Damn. I just used the “j” word didn’t I? Sorry, so sorry. Forgot. We are all supposed to be pretending that there is no problem with one in ten Americans being unemployed by obsessively focusing on a deficit that could be much better handled if we just worked on getting them jobs. Damn. Did it again didn’t I?
by Downtowner, posted on Tuesday, August 2nd, 2011 at 5:21 pm
But they are not really. I can tell you that in person Hultgren is very pleasant and Walsh is downright scary.
Beyond that, though, politically they are pretty much…okay, you got me, the same guy. For instance, yesterday they both voted against the Deal O Doom that raised the debt ceiling limit today. Not that I mind their no votes, I just mind that they are representative of the short-sighted Tea Partying mentality that got us into this invent-a-crisis in the first place.
Why worry about what these two do? Well, I feel compelled to do so on a personal level, as I currently live in the new IL-14 (though I could cross the street to borrow a cup of sugar and be in another district, and drive five minutes in the other direction and be in a third) so I can look forward to one or the other of these Economic Terrorists being my congresscritter in the near future. Well, one of them already is, but the main point is they are both prominent Illinois Economic Terrorists, hell-bent on destroying the middle class, our country, and certainly my chances of ever getting health care in America.

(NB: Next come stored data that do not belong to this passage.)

template <int BLOCK, bool PK>
__global__ __launch_bounds__(BLOCK) void observe0_kernel(Params p, DeviceState s, float *__restrict__ obs,
                                                         double *__restrict__ ep_return, int64_t E, int vec_io,
                                                         int mode, int64_t replay, RefStreams ps, int py) {
    extern __shared__ __attribute__((aligned(16))) float lds[];
    const int n = p.n, O = p.obs_dim;
    const int tid = threadIdx.x;
    const int64_t e0 = (int64_t)blockIdx.x * BLOCK;
    const int nblk = (int)((E - e0) < BLOCK ? (E - e0) : BLOCK);
    const int64_t e = e0 + tid;
    float *o_row = lds + tid * O;
    if (tid < nblk) {
        const uint64_t ge = (uint64_t)(e + p.env_offset);
        double ratio;
        if (py) {
            ratio = py_ratio_lane(ps, e, (py & 2) != 0, (py & 1) != 0, 0.0);
            if (py & 1)
                s.ratio[e] = ratio;
            else
                ratio = s.ratio[e];
        } else if (mode == OBS0_DEVICE) {
            ratio = pv_ratio_draw(p.seed, ge, *s.episode);
            s.ratio[e] = ratio;
        } else if (mode == OBS0_REPLAY && replay >= 0) {
            ratio = replay_ratio_draw(p.seed, ge, (uint64_t)replay);
            s.ratio[e] = ratio;
        } else {
            ratio = s.ratio[e];
        }
        if (mode != OBS0_HOST) s.pen0[e] = 0.0;
        double fpv[4] = {1.0, 1.0, 1.0, 1.0}, fpr[4] = {1.0, 1.0, 1.0, 1.0};
        if (p.noise) profile_factors(p, s, (uint32_t)e * 8u, 0, fpv, fpr);
        write_obs_header(o_row, p, s.tables->irr_norm, s.tables->price_norm, ratio, fpv, fpr);
        const int k = p.pv ? 8 : 4;
        const uint32_t *__restrict__ word = s.word;
        const double *__restrict__ auxv = s.aux;
        double *__restrict__ socv = s.soc;
        constexpr int B = 16;
        for (int c0 = 0; c0 < n; c0 += B) {
            uint32_t w[B];
            double aux[B];
            if (PK) {
                const uint16_t *rec = packed_records(s);
                uint32_t r0[B], r1[B];
#pragma unroll
                for (int j = 0; j < B; ++j) {
                    const int c = c0 + j < n ? c0 + j : n - 1;
                    const size_t ri = rec_index(c, e, n, E);
                    r1[j] = rec[(size_t)n * E + ri];
                    r0[j] = rec[ri];
                }
#pragma unroll
                for (int j = 0; j < B; ++j) {
                    w[j] = (r1[j] & W_OCC) ? r1[j] : 0u;
                    aux[j] = (r1[j] & W_OCC) ? (double)rec_soc(r0[j]) : 0.0;
                }
            } else {
#pragma unroll
                for (int j = 0; j < B; ++j) {
                    const int c = c0 + j < n ? c0 + j : n - 1;
                    w[j] = word[(size_t)c * E + e];
                    aux[j] = auxv[(size_t)c * E + e];
                }
            }
#pragma unroll
            for (int j = 0; j < B; ++j) {
                const int c = c0 + j;
                if (c < n) {
                    if (c + 1 < n && !(j & 1))
                        bst2<kNT>(socv, (uint32_t)soc_index(c, e, n, E) * 8u, aux[j], aux[j + 1 < B ? j + 1 : j]);
                    else if (c + 1 == n && !(j & 1))
                        bst<kNT>(socv, (uint32_t)soc_index(c, e, n, E) * 8u, aux[j]);
                    o_row[k + c] = (float)aux[j];
                    o_row[k + n + c] = departure_obs<PK>(w[j]);
                }
            }
        }
        if (p.bess) o_row[O - 1] = (float)s.bess[e];
        if (ep_return) ep_return[e] = 0.0;
    }
    if ((mode == OBS0_HOST || mode == OBS0_GENERATED) && blockIdx.x == 0 && tid == 0) *s.episode += 1;
    __syncthreads();
    copy_out<BLOCK>(obs + e0 * O, lds, nblk * O, vec_io != 0, tid);
}

__global__ __launch_bounds__(256) void profile_kernel(Params p, DeviceState s, int64_t E) {
    const int64_t e = (int64_t)blockIdx.x * 256 + threadIdx.x;
    if (e >= E) return;
    const uint64_t day = *s.episode;
    const uint64_t env_seed = p.seed + (uint64_t)p.env_offset + (uint64_t)e;
    s.prof_key[2 * e] = stream_key(env_seed, 0, kDomainPV, day);
    s.prof_key[2 * e + 1] = stream_key(env_seed, 0, kDomainPrice, day);
}


constexpr int kGenBlock = 256;
constexpr int kDayVehicles = 8;
constexpr float kInvLog2Q = -1.3569154488567239f;

constexpr int kDaySlots = kDayVehicles + 1;
__host__ __device__ constexpr size_t generate_lds_bytes(bool with_req) {
    return (size_t)kDaySlots * kGenBlock * (sizeof(uint32_t) + sizeof(float) + (with_req ? sizeof(double) : 0));
}

struct VehicleDraw {
    int ta, dep;
    uint32_t cap;
    double soc;
    uint32_t req_draw;
    uint32_t code;
};
__device__ __forceinline__ uint32_t mix32_gen(uint32_t x) {
    x ^= x >> 16;
    x *= 0x7feb352du;
    x ^= x >> 15;
    x *= 0x846ca68bu;
    x ^= x >> 16;
    return x;
}
struct GenStream {
    uint32_t key, ctr;
    __device__ __forceinline__ uint32_t next() { return mix32_gen(key + (ctr++) * 0x9e3779b9u); }
};
__device__ __forceinline__ uint32_t gen_key(uint64_t seed, uint64_t ge, uint32_t c, uint64_t day) {
    const uint32_t k0 = mix32((uint32_t)seed ^ mix32((uint32_t)(seed >> 32) + (uint32_t)day * 0x9e3779b9u));
    return mix32((k0 + (uint32_t)(ge >> 25) * 0x85ebca6bu) ^ (((uint32_t)ge << 7) | c));
}
__device__ __forceinline__ VehicleDraw draw_vehicle(const Params &p, GenStream &rng, int tfree, int i4, int i10,
                                                    int i1) {
    VehicleDraw d;
    const uint32_t x1 = rng.next(), x2 = rng.next();
    const float u = ((float)(x1 >> 8) + 1.0f) * 0x1.0p-24f;
    d.ta = tfree + (int)(__log2f(u) * kInvLog2Q);
    d.code = x2 >> (32 - kSocCodeBits);
    d.soc = (double)code_soc(d.code);
    const uint32_t r = ((x1 & 0xffu) << 8) | (x2 & 0xffu);
    const uint32_t rc = r * 105u;
    d.cap = p.diff_caps ? 15u + (rc >> 16) : 40u;
    const uint32_t yd = (p.diff_caps ? rc : r) & 0xffffu;
    const int hi_c = d.ta + i10, hi_d = p.T + i1;
    const int high = hi_c < hi_d ? hi_c : hi_d;
    const int low = d.ta + i4;
    d.dep = (low >= high) ? low : low + (int)(__umul24(yd, (uint32_t)(high - low)) >> 16);
    d.req_draw = p.req_enabled ? rng.next() : 0u;
    return d;
}

constexpr int kObsParts = kGenBlock / kWave;
constexpr int kObsEnvs = kGenBlock / kObsParts;
constexpr int kObsBlocks = kGenBlock / kObsEnvs;
static_assert(kObsEnvs == kGenObsEnvs, "generator_fused (sng_graph_form.h) sizes the observation tile");
__device__ __forceinline__ void observe_day0(const Params &p, const DeviceState &s, uint64_t seed, int64_t E, int i4,
                                             int i10, int i1, uint64_t day, float *__restrict__ obs,
                                             double *__restrict__ ep_return, int vec_io, float *lds, int q) {
    const int n = p.n, O = p.obs_dim;
    const int tid = threadIdx.x, part = __builtin_amdgcn_readfirstlane(tid / kWave), le = tid % kWave;
    const int64_t e0 = (int64_t)blockIdx.x * kGenBlock + (int64_t)q * kObsEnvs;
    if (e0 >= E) return;
    const int nblk = (int)((E - e0) < kObsEnvs ? (E - e0) : kObsEnvs);
    const int64_t e = e0 + le;
    float *o_row = lds + le * O;
    if (le < nblk) {
        const uint64_t ge = (uint64_t)(e + p.env_offset);
        const uint64_t env_seed = p.seed + (uint64_t)p.env_offset + (uint64_t)e;
        if (p.noise && part == 0) {
            s.prof_key[2 * e] = stream_key(env_seed, 0, kDomainPV, day);
            s.prof_key[2 * e + 1] = stream_key(env_seed, 0, kDomainPrice, day);
        }
        if (part == 0) {
            const double ratio = pv_ratio_draw(seed, ge, day);
            s.ratio[e] = ratio;
            s.pen0[e] = 0.0;
            double fpv[4] = {1.0, 1.0, 1.0, 1.0}, fpr[4] = {1.0, 1.0, 1.0, 1.0};
            if (p.noise) {
#pragma unroll
                for (int k = 0; k < 4; ++k) {
                    if (p.pv_noise != 0.0) fpv[k] = profile_factor(env_seed, kDomainPV, day, k, p.pv_noise);
                    if (p.price_noise != 0.0) fpr[k] = profile_factor(env_seed, kDomainPrice, day, k, p.price_noise);
                }
            }
            if (obs) {
                write_obs_header(o_row, p, s.tables->irr_norm, s.tables->price_norm, ratio, fpv, fpr);
                if (p.bess) o_row[O - 1] = (float)s.bess[e];
            }
            if (ep_return) ep_return[e] = 0.0;
        }
        const int k = p.pv ? 8 : 4;
        const uint32_t el8 = (uint32_t)e * 8u;
        for (int c0 = 2 * (part - 1); part > 0 && c0 < n; c0 += 2 * (kObsParts - 1)) {
            double soc0[2] = {0.0, 0.0};
#pragma unroll
            for (int i = 0; i < 2; ++i) {
                const int c = c0 + i;
                if (c >= n) break;
                GenStream rng{gen_key(seed, ge, (uint32_t)c, day), 0u};
                const VehicleDraw d = draw_vehicle(p, rng, 0, i4, i10, i1);
                const bool occ0 = d.ta == 0;
                soc0[i] = occ0 ? d.soc : 0.0;
                if (obs) {
                    o_row[k + c] = (float)soc0[i];
                    o_row[k + n + c] = departure_obs(pack_word(occ0, occ0, false, 0u, occ0 ? (uint32_t)d.dep : 0u));
                }
            }
            const SocOff so = soc_off(c0, n, E, el8);
            if (c0 + 1 < n)
                bst2<kNT>(s.soc, so.v, soc0[0], soc0[1], so.s);
            else
                bst<kNT>(s.soc, so.v, soc0[0], so.s);
        }
    }
    if (!obs) return;
    __syncthreads();
    copy_out<kGenBlock>(obs + e0 * O, lds, nblk * O, vec_io != 0, tid);
}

And there is slim to no chance that anyone in this district will run against whichever of them ends up the Chosen Annointed Economic Terrorist in Chief of the IL-14 Tea Party and thus try to stop them from committing future acts of economic terrorism on my behalf.
by Downtowner, posted on Wednesday, February 9th, 2011 at 8:35 am
Here’s a thing I did not see coming from my new congresscritter: Randy Hultgren has voted, along with a handful of other new tea-partiers in the House, to block the extension of three controversial Patriot Act provisions. And they succeeded in doing just that.
The motivation is actually quite consistent with tea-party logic – they see it as an unecessary intrusion on personal liberty – but the thing liberals need to think about is this: When’s the last time we saw a crack in the Repub block that resulted in blocking legislation that the Repubs wanted and the Dems did not? When? Anybody? Anybody?
The incident has me pondering two things this morning:
1. Where else can liberals find common ground with these Freshmen?
2. What would have happened if Progressives in Congress had displayed a similar unwillingness to “play ball” when the game itself violated their core convictions?
I could drive myself crazy pondering that latter ephemeral question, but the crack in the Republican block just delivered a tangible result.
So let’s be practical: What else can we do with this interesting new crack in the world?